Concrete also has environmental cred: it retains heat in winter and stays cool in summer, says Chris Loyn, founder of Loyn & Co. It’s also ideal for an airtight Passivhaus or watertight earth shelter. Instead of cement, which isn’t green, many concretes now use GGBS, a substitute made from recycled furnace slag ash, says Roger Zogolovitch, founder of the boutique developer Solidspace. And if you leave concrete exposed, “it saves you miles upon miles of plasterboard”, he adds.
Exposed concrete is practical, too, according to Piers Smerin, co-founder of Eldridge Smerin architects, whose Red Bridge House, in East Sussex, has striped concrete interiors in a sea of shades. “Kids can get their handprints on it, vacuum cleaners can scrape against the wall. There’s no sound coming through the walls.”
Be careful, though, cautions James Carter-Brown, head of residential building at Knight Frank estate agency. If you’re planning a concrete cinema room, for instance, you’ll need to include plenty of soft furnishings to soften the acoustics. And you’ll want more downlights, because concrete absorbs light. You’ll also have to plan how to conceal your services and cables before the concrete is poured — power sockets fixed to the surface will spoil that pristine finish.

Stormy Castle, by Loyn & Co
It’s tricky to get the look just right. There’s no such thing as designer Farrow & Ball concrete that you can buy ready-made — it mostly starts off the same, a mix of cement, aggregate and sand.
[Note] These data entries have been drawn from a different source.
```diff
@@ -436,6 +453,11 @@
   return (k < 3) ? in.trunk_target[(size_t)b * 3 + k] : (k < 6) ? in.prev_trunk_target[(size_t)b * 3 + (k - 3)]
        : (k < 9) ? in.trunk_ref_euler[(size_t)b * 3 + (k - 6)] : in.trunk_prev_rot[(size_t)b * 9 + (k - 9)];
 }
+__device__ __forceinline__ const double* pk_trunk_input_at(const WbcTickIn& in, const int b, const int k) {
+  const double* const base = (k < 3) ? in.trunk_target : (k < 6) ? in.prev_trunk_target : (k < 9) ? in.trunk_ref_euler : in.trunk_prev_rot;
+  const size_t off = (k < 3) ? (size_t)b * 3 + k : (k < 6) ? (size_t)b * 3 + (k - 3) : (k < 9) ? (size_t)b * 3 + (k - 6) : (size_t)b * 9 + (k - 9);
+  return base + off;
+}
 __device__ __forceinline__ double pk_ee_omega(const WbcTickIn& in, const int b, const int s, const double inv_dt) {
   double om = 0.0;
   if (in.ee_ref_rot && s < 15) {
```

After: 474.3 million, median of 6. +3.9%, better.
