int rescue_ws(DeviceCtx* c, hipStream_t s, uint32_t n_tiles, lspiv::PivParams* p) {
  std::lock_guard<std::mutex> lk(locks_here().lists);
  DeviceCtx::RescueWs* ws = nullptr;
  for (auto& w : c->rescue) if (w.stream == s) ws = &w;
  if (!ws) { c->rescue.push_back({s, nullptr, 0, 0, 0}); ws = &c->rescue.back(); }
  const uint32_t cap_fit = std::max<uint32_t>(4096u, n_tiles / 4u), cap_amb = std::max<uint32_t>(1024u, n_tiles / 16u);
  const size_t hdr_bytes = 256;
  static_assert(sizeof(lspiv::RescueHdr) <= 256, "header slot too small");
  if (cap_fit > ws->cap_fit || cap_amb > ws->cap_amb || !ws->base) {
    const uint32_t nf = std::max(cap_fit, ws->cap_fit), na = std::max(cap_amb, ws->cap_amb);
    const size_t bytes = hdr_bytes + (size_t)nf * sizeof(uint4) + (size_t)na * sizeof(uint32_t);
    void* grown = nullptr;
    HIP_TRY(hipMalloc(&grown, bytes));
    if (ws->base) {
      hipError_t e = hipStreamSynchronize(s);
      if (e == hipSuccess) e = hipMemcpy(grown, ws->base, hdr_bytes, hipMemcpyDeviceToDevice);
      if (e != hipSuccess) { (void)hipFree(grown); return fail(LSPIV_EHIP, "rescue lists: %s", hipGetErrorString(e)); }
      HIP_TRY(hipFree(ws->base));
    } else {
      HIP_TRY(hipMemsetAsync(grown, 0, hdr_bytes, s));
    }
    ws->base = grown;
    ws->cap_bytes = bytes; ws->cap_fit = nf; ws->cap_amb = na;
  }
  p->rescue_hdr = static_cast<lspiv::RescueHdr*>(ws->base);
  p->rescue_fit = reinterpret_cast<uint4*>((char*)ws->base + hdr_bytes);
  p->rescue_amb = reinterpret_cast<uint32_t*>((char*)ws->base + hdr_bytes + (size_t)ws->cap_fit * sizeof(uint4));
  p->rescue_cap_fit = ws->cap_fit;
  p->rescue_cap_amb = ws->cap_amb;
  return LSPIV_OK;
}

int fill_params(lspiv::PivParams* p, const void* d_frames, int dtype, int64_t T, int64_t H, int64_t W, int wy, int wx,
                int oy, int ox, float signal_threshold, const Grid& g) {
  if (dtype < 0 || dtype > 2) return fail(LSPIV_EINVAL, "dtype %d not in {0:u8, 1:f32, 2:f64}", dtype);
  if (T < 2) return fail(LSPIV_ESHAPE, "need at least 2 frames, got %lld", (long long)T);
  const int64_t n_win = g.n_rows * g.n_cols;
  const int64_t n_tiles = (T - 1) * n_win;
  if (n_tiles >= (int64_t)1 << 31 || H * W >= (int64_t)1 << 31)
    return fail(LSPIV_EINVAL, "chunk too large for one launch: %lld windows (limit 2^31); use smaller chunks",
                (long long)n_tiles);
  memset(p, 0, sizeof(*p));
  p->frames = d_frames;
  p->frame_elems = H * W;
  p->H = (int)H; p->W = (int)W;
  p->wy = wy; p->wx = wx;
  p->sy = wy - oy; p->sx = wx - ox;
  p->n_rows = (int)g.n_rows; p->n_cols = (int)g.n_cols;
  p->n_win = (uint32_t)n_win;
  p->n_tiles = (uint32_t)n_tiles;
  p->n_pairs = (uint32_t)(T - 1);
  p->signal_threshold = signal_threshold;
  p->border_mode = g_opt_border.load();
  p->nz_positive = g_opt_signal_pos.load();
  {
    const double n = (double)wy * (double)wx;
    const double g2 = g_opt_std_ddof.load() && n > 1.0 ? (n - 1.0) / n : 1.0;
    p->std_gain2 = (float)g2;
// ... 4 lines not shown
  p->rescue_tau = (float)(g_opt_rescue_tau.load() * 1e-9);
  p->div_ncols = lspiv::FastDiv::make((uint32_t)g.n_cols);
  p->div_jobs = lspiv::FastDiv::make((uint32_t)((n_win + 1) / 2));
  p->div_nwin = lspiv::FastDiv::make((uint32_t)n_win);
  return LSPIV_OK;
}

The final aesthetic is down to how it’s produced and finished.
To make an exposed concrete wall, a specialist crew have to build a frame, or “formwork”. After putting up the reinforcement bars, they erect shutters on either side, tie them together and pour in the concrete. It is left to cure for a set number of days, after which they pull the shutters off and seal it.
The shutters can be lined in different materials to create interesting effects on the finished concrete: flat metal for a smooth surface, plywood planks for woody textures. “You have to dry it at the right rate, so it doesn’t crack,” Smerin says. “Keep it at the right temperature and judge when to take the formwork down. It’s like taking a cake out of a tin — leave it in too long and the cake sticks to the surfaces. When you take the formwork down, it’s a moment of elation or head-in-hands time. It can be brilliant or a disaster.”
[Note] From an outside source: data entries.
@@ -759,7 +779,9 @@
             p.bias = nullptr; p.out_sums = nullptr;
             p.wgt_chunks = chunk_weights;
             int rc = bf16 ? launch_conv_dma<3, 16, 1, IN_BNRELU, EPI_FWD, 1, 2, 2, 1, 1>(p, c.stream)
-                          : launch_conv_dma<3, 16, 1, IN_BNRELU, EPI_FWD, 1, 2, 2, 1>(p, c.stream);
+                   : d.ring == 4 ? launch_conv_dma<3, 8, 1, IN_BNRELU, EPI_FWD, 1, 2, 4, 1>(p, c.stream)
+                   : d.ring == 3 ? launch_conv_dma<3, 16, 1, IN_BNRELU, EPI_FWD, 1, 2, 3, 1>(p, c.stream)
+                                 : launch_conv_dma<3, 16, 1, IN_BNRELU, EPI_FWD, 1, 2, 2, 1>(p, c.stream);
             if (rc) return rc;
             int bx = static_cast<int>((lv.plane + 255) / 256);
             bx = bx > 8 ? 8 : bx;
@@ -769,6 +791,12 @@
             ENDO_LAUNCH_CHECK();
             return 0;
         }
+        case DenseFwd::WholeK16x4:
+            p.wgt_chunks = chunk_weights;
+            return launch_conv_dma<3, 16, 1, IN_BNRELU, EPI_FWD, 1, 1, 4, 1>(p, c.stream);
+        case DenseFwd::Ring16x8:
+            p.wgt_chunks = chunk_weights;
+            return d.ring == 4 ? launch_conv_dma<3, 8, 1, IN_BNRELU, EPI_FWD, 1, 2, 4, 1>(p, c.stream) : launch_conv_dma<3, 16, 1, IN_BNRELU, EPI_FWD, 1, 2, 3, 1>(p, c.stream);
         case DenseFwd::Direct32x8:
             return bf16 ? launch_conv_dma<3, 4, 1, IN_BNRELU, EPI_FWD, 2, 4, 2, 1, 1>(p, c.stream) : launch_conv_dma<3, 4, 1, IN_BNRELU, EPI_FWD, 2, 4, 2, 1>(p, c.stream);
         case DenseFwd::Direct16x8:
@@ -1402,7 +1430,7 @@
     if (!plan.bf16) {
         ProfScope prof(kProfSmall, c.stream, 0.0, 4.0 * (tb.wino_floats + tb.wino_floats * 9 / 16));
         WinoWeightTable wt = tb.wino;
-        for (int l = 0; l < wt.layers; ++l) wt.mode[l] = plan.dense[l].chunk_weights ? 1 : 0;
+        for (int l = 0; l < wt.layers; ++l) wt.mode[l] = plan.dense[l].chunk_weights == 16 ? 1 : plan.dense[l].chunk_weights == 8 ? 2 : 0;
         wino_fwd_weights_kernel<<<(wt.start[wt.layers] + 255) / 256, 256, 0, c.stream>>>(wt, params, tape + net->wino_off);
         ENDO_LAUNCH_CHECK();
         if (plan.wino4_weights) wino4_fwd_weights_kernel<<<(tb.wino4.start[tb.wino4.layers] + 255) / 256, 256, 0, c.stream>>>(tb.wino4, params, tape + net->wino4_off);
diff --git a/endoscopydepthestimation-pytorch_amd/csrc/wino_fwd_kernels.h b/endoscopydepthestimation-pytorch_amd/csrc/wino_fwd_kernels.h
--- a/endoscopydepthestimation-pytorch_amd/csrc/wino_fwd_kernels.h
+++ b/endoscopydepthestimation-pytorch_amd/csrc/wino_fwd_kernels.h
@@ -16,7 +16,6 @@
     int64_t u_off[kWinoMaxLayers];
     int mode[kWinoMaxLayers];
 };
-constexpr int kDenseChunkFloats = 9 * 16 * 16;
 
 __global__ void __launch_bounds__(256) wino_fwd_weights_kernel(const WinoWeightTable t, const float* __restrict__ params, float* __restrict__ u) {
     const int total = t.start[t.layers];
@@ -37,14 +36,15 @@
 #pragma unroll
                 for (int b = 0; b < 3; ++b) g[a][b] = src[a * 3 + b];
         }
-        if (t.mode[l] == 1) {
-            float* dst = u + t.u_off[l] + static_cast<int64_t>(ci >> 4) * kDenseChunkFloats + (ci & 15) * 16 + j;
-#pragma unroll
-            for (int tap = 0; tap < 9; ++tap) dst[tap * 256] = g[tap / 3][tap % 3];
+        if (t.mode[l] != 0) {
+            const int kc = t.mode[l] == 2 ? 8 : 16;
+            float* dst = u + t.u_off[l] + static_cast<int64_t>(ci / kc) * (9 * kc * 16) + (ci % kc) * 16 + j;
+#pragma unroll
+            for (int tap = 0; tap < 9; ++tap) dst[tap * kc * 16] = g[tap / 3][tap % 3];
             if (ci == t.cin[l] - 1)
-                for (int cz = (ci & 15) + 1; cz < 16; ++cz)
-#pragma unroll
-                    for (int tap = 0; tap < 9; ++tap) dst[tap * 256 + (cz - (ci & 15)) * 16] = 0.f;
+                for (int cz = (ci % kc) + 1; cz < kc; ++cz)
+#pragma unroll
+                    for (int tap = 0; tap < 9; ++tap) dst[tap * kc * 16 + (cz - (ci % kc)) * 16] = 0.f;
             continue;
         }
         float h[4][3];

Because concrete has been out of fashion for so long, there is a dearth of skilled contractors who can do it well, says Kieran Gaffney, director of the Edinburgh architects Konishi Gaffney. “The more unusual and beautiful finishes involving complex shuttering or acid etching are simply beyond contemporary construction skills.”

Board mark textures give a rugged look at No One Centaur Street, London
Concrete floors are easier to get right: a growing number of specialist companies can do them. For worktops and sinks, Loyn recommends Concrete Carrot, in Penarth (concretecarrot.co.uk). For walls, if you don’t want to risk disaster, buy precast concrete panels or faux concrete plaster finishes (for the latter, try Calfe Crimmings; calfecrimmings.co.uk).
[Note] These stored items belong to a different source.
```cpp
extern "C" int bfm_conv3x3x3_wino4_masked(const float* A, int CA, int D, int H, int W, const float* scale, const float* shift,
                                          const float* bound, int G, const void* wpacked, int wexp, int Cout, float slope,
                                          int passes, int flags, float* out, const float* mask_image, void* workspace,
                                          size_t workspace_bytes, bfm_stream_t stream) {
    if (!mask_image || (flags & ~1)) return BFM_E_ARG;
    if (!workspace || (reinterpret_cast<uintptr_t>(workspace) & 3) ||
        workspace_bytes < bfm_conv3x3x3_wino4_masked_workspace(D, H, W, passes))
        return BFM_E_ARG;
    WinoLaunch a{A, CA, D, H, W, scale, shift, bound, G, wpacked, wexp, Cout, slope, passes, flags, out, nullptr, stream};
    a.mask = {mask_image, workspace};
    return w4_launch(a);
}

extern "C" size_t bfm_conv3x3x3_wino4_uniform_scratch(int Cout) {
    if (Cout <= 0 || Cout % 64) return 0;
    return (size_t)27 * (Cout / 64) * 2 * 8 * NTHR * sizeof(float4);
}

extern "C" int bfm_conv3x3x3_wino4_uniform(const float* A, int CA, int D, int H, int W, const float* scale, const float* shift,
                                           const float* bound, int G, const void* wpacked, int wexp, int Cout, float slope,
                                           int passes, int flags, float* out, void* moment_rows,
                                           const unsigned char* uniform_flags, void* scratch, bfm_stream_t stream) {
    if (!uniform_flags || !scratch || (reinterpret_cast<uintptr_t>(uniform_flags) & 3) || (reinterpret_cast<uintptr_t>(scratch) & 15))
        return BFM_E_ARG;
    WinoLaunch a{A, CA, D, H, W, scale, shift, bound, G, wpacked, wexp, Cout, slope, passes, flags, out, moment_rows, stream};
    a.uniform = {uniform_flags, static_cast<float*>(scratch)};
    return w4_launch(a);
}
// ... 1 lines not shown
```

### brainfm_amd/csrc/wino_shared.h

```cpp
#pragma once
#include "conv_shared.h"

bool bfm_wino_choose_box(int D, int H, int W, int npl, int& TD, int& TH, int& TW);

static inline size_t bfm_pad4(size_t n) { return (n + 3) & ~(size_t)3; }

struct MaskListBuf {
    void* ws;
    size_t n;
    static size_t bytes(size_t n) { return bfm_pad4(n) + 4 + n * 4; }
    unsigned char* act() const { return static_cast<unsigned char*>(ws); }
    int* count() const { return reinterpret_cast<int*>(act() + bfm_pad4(n)); }
    int* list() const { return count() + 1; }
};

struct UniformFlagBuf {
    const unsigned char* flags;
    size_t n;
    static size_t bytes(size_t n) { return bfm_pad4(n) + 27 * 4 + 2 * 4 + 2 * n * 4; }
    int* first() const { return reinterpret_cast<int*>(const_cast<unsigned char*>(flags) + bfm_pad4(n)); }
    int* counts() const { return first() + 27; }
    int* rest_list() const { return counts() + 2; }
    int* uniform_list() const { return rest_list() + n; }
};

int bfm_wino_mask_list(const float* mask_img, int D, int H, int W, int TD, int TH, int TW, int nTy, int nTx, int nMt, void* ws,
                       bfm_stream_t stream);

struct WinoLaunch {
    const float* A;
    int CA, D, H, W;
    const float *scale, *shift, *bound;
    int G;
    const void* wpacked;
    int wexp, Cout;
    float slope;
    int passes, flags;
    float* out;
    void* moment_rows;
    bfm_stream_t stream;
    struct { const float* img = nullptr; void* ws = nullptr; } mask;
    struct { const unsigned char* flags = nullptr; float* scratch = nullptr; } uniform;
    struct { float* out = nullptr; void* rows = nullptr; } pool;
    struct { int S = 1, affine_stride = 0; } batch;
};

static inline int bfm_wino_check(const WinoLaunch& a, int KC) {
    if (a.flags & ~1) return BFM_E_ARG;
    if (!a.A || a.CA <= 0 || a.D <= 0 || a.H <= 0 || a.W <= 0 || !a.scale || !a.shift || !a.bound || a.G <= 0 || !a.wpacked ||
        !a.out)
        return BFM_E_ARG;
    if (a.CA % KC || a.Cout % 64 || a.Cout <= 0) return BFM_E_SHAPE;
    if (a.passes != 1 && a.passes != 3) return BFM_E_ARG;
    if ((reinterpret_cast<uintptr_t>(a.A) & 15) || (reinterpret_cast<uintptr_t>(a.scale) & 15) ||
        (reinterpret_cast<uintptr_t>(a.shift) & 15) || (reinterpret_cast<uintptr_t>(a.wpacked) & 15) ||
        (reinterpret_cast<uintptr_t>(a.out) & 15))
        return BFM_E_ARG;
    if ((int64_t)a.D * a.H * a.W * a.CA > 0x7fffffffLL) return BFM_E_SHAPE;
    return BFM_OK;
}
```

### brainfm_amd/engine.py

```python
import ctypes as C
import os
from collections import OrderedDict, namedtuple

import numpy as np
import torch

from . import _lib as L

LABELS_LEFT = [0, 1, 2, 3, 4, 7, 8, 9, 10, 14, 15, 17, 31, 34, 36, 38, 40, 42]
LABELS_FULL = [0, 11, 12, 13, 16, 31, 32, 33, 34, 35, 36, 37, 38, 39, 40, 41, 42, 43, 44, 46,
               1, 2, 3, 4, 5, 6, 7, 8, 9, 10, 14, 15, 17, 47, 49, 51, 53, 55,
               18, 19, 20, 21, 22, 23, 24, 25, 26, 27, 28, 29, 30, 48, 50, 52, 54, 56]


def features_per_level(f_maps, num_levels):
    return [f_maps * 2 ** k for k in range(num_levels)]


def nearest_index_map(n_in, n_out):
    scale = np.float32(n_in) / np.float32(n_out)
    idx = np.floor(np.arange(n_out, dtype=np.float32) * scale).astype(np.int64)
    return np.minimum(idx, n_in - 1).astype(np.int32)
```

If your heart is set on the genuine crafted look, with exposed concrete walls, ask to see examples of your contractor’s work. Zogolovitch swears by David Bennett (concretebennett.com). “We call him Dr Concrete,” he says. “I’m a concrete brute man, I like it rough and raw. Others want it smooth.
“There’s a high craft side to it — the more precision you want, the more expensive it can get. People who like concrete can get quite obsessed.”